Stored data entries
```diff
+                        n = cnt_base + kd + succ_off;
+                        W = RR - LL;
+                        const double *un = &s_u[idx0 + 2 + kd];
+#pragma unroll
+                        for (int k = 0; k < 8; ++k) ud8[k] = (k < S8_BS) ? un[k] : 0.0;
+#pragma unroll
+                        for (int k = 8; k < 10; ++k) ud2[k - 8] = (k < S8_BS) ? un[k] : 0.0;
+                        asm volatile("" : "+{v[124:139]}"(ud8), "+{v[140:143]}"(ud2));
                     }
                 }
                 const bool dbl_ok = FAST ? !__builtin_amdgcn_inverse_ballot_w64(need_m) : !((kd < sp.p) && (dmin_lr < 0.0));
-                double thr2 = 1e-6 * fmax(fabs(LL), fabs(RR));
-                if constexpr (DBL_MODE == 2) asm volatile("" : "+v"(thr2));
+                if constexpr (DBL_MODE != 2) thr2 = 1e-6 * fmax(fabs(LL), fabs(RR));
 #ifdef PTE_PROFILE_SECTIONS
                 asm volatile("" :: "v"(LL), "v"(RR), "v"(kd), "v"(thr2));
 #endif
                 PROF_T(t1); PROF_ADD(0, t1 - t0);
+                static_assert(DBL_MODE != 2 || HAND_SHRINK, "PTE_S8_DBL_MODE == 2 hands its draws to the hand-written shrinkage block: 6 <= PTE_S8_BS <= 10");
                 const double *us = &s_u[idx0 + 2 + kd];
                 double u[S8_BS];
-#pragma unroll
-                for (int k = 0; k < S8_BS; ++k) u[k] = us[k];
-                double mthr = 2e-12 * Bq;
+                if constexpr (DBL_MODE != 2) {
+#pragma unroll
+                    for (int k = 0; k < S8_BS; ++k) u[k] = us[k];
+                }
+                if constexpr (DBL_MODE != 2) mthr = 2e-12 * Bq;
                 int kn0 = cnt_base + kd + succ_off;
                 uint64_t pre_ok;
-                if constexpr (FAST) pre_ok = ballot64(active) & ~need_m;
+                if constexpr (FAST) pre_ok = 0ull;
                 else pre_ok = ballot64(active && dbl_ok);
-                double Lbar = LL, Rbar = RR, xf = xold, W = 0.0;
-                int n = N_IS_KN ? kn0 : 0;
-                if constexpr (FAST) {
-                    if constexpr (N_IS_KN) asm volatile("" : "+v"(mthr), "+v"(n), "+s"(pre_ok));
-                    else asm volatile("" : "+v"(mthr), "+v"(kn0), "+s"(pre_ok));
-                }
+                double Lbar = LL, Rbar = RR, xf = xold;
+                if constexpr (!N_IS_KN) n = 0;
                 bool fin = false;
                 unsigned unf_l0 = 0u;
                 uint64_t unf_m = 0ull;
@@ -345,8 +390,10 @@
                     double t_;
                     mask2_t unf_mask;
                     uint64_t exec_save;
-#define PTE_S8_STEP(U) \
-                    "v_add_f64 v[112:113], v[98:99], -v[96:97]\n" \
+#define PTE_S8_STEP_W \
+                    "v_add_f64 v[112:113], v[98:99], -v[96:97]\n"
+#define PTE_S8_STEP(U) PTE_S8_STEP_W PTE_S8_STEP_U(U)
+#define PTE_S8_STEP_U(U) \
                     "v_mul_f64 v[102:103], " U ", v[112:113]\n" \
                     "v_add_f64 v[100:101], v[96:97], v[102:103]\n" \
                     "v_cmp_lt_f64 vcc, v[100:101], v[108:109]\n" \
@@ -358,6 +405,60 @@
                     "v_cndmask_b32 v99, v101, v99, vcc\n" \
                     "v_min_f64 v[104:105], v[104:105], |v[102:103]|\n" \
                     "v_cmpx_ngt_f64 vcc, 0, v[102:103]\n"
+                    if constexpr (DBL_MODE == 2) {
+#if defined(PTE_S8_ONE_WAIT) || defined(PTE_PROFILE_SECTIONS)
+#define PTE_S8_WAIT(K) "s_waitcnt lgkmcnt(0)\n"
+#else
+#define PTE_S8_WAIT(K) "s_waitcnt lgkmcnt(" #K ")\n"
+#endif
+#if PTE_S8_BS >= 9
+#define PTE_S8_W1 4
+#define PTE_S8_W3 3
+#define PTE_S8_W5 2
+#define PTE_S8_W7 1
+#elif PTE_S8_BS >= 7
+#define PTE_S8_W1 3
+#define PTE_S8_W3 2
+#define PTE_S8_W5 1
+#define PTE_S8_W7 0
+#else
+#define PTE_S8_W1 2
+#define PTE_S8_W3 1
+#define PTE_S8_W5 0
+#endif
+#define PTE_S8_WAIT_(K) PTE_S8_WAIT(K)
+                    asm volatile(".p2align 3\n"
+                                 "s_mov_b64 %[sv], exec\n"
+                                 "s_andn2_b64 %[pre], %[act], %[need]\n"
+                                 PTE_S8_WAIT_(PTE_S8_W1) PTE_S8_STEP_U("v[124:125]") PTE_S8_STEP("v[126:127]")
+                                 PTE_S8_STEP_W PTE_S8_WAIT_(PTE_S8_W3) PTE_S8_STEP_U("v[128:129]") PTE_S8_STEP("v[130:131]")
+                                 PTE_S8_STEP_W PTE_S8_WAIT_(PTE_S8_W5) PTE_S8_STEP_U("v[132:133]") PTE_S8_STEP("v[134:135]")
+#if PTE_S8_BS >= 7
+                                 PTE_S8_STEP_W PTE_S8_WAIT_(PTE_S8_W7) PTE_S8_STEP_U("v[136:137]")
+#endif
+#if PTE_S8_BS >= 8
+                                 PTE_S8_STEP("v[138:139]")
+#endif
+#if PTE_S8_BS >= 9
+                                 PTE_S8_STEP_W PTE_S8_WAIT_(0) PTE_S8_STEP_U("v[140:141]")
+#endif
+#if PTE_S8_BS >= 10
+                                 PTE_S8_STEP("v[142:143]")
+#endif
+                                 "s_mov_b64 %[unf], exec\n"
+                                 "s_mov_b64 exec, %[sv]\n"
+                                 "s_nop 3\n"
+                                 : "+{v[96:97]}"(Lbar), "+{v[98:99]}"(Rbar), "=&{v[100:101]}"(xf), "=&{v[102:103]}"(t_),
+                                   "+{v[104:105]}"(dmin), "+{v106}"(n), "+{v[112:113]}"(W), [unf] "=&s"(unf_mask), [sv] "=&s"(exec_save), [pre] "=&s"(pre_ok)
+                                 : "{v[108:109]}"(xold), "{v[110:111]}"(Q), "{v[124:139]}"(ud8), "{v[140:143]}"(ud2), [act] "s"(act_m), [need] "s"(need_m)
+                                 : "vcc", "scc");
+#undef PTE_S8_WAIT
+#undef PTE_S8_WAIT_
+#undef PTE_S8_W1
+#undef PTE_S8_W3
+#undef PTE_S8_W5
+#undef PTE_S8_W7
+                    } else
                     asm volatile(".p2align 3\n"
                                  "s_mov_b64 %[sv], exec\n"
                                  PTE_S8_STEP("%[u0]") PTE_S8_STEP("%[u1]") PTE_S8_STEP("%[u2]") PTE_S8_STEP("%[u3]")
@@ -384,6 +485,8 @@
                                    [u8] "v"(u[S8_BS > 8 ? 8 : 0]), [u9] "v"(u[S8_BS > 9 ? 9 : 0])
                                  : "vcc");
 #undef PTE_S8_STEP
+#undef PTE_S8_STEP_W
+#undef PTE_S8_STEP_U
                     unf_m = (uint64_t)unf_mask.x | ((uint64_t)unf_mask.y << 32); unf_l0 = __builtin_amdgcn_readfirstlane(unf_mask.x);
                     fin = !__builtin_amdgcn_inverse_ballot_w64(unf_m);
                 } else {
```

| EXERCISE PROMPT |
Locate the lines above that contain "Rbar" and copy them.

| FINISHED EXERCISE |
-                double Lbar = LL, Rbar = RR, xf = xold, W = 0.0;
+                double Lbar = LL, Rbar = RR, xf = xold;
+                                 : "+{v[96:97]}"(Lbar), "+{v[98:99]}"(Rbar), "=&{v[100:101]}"(xf), "=&{v[102:103]}"(t_),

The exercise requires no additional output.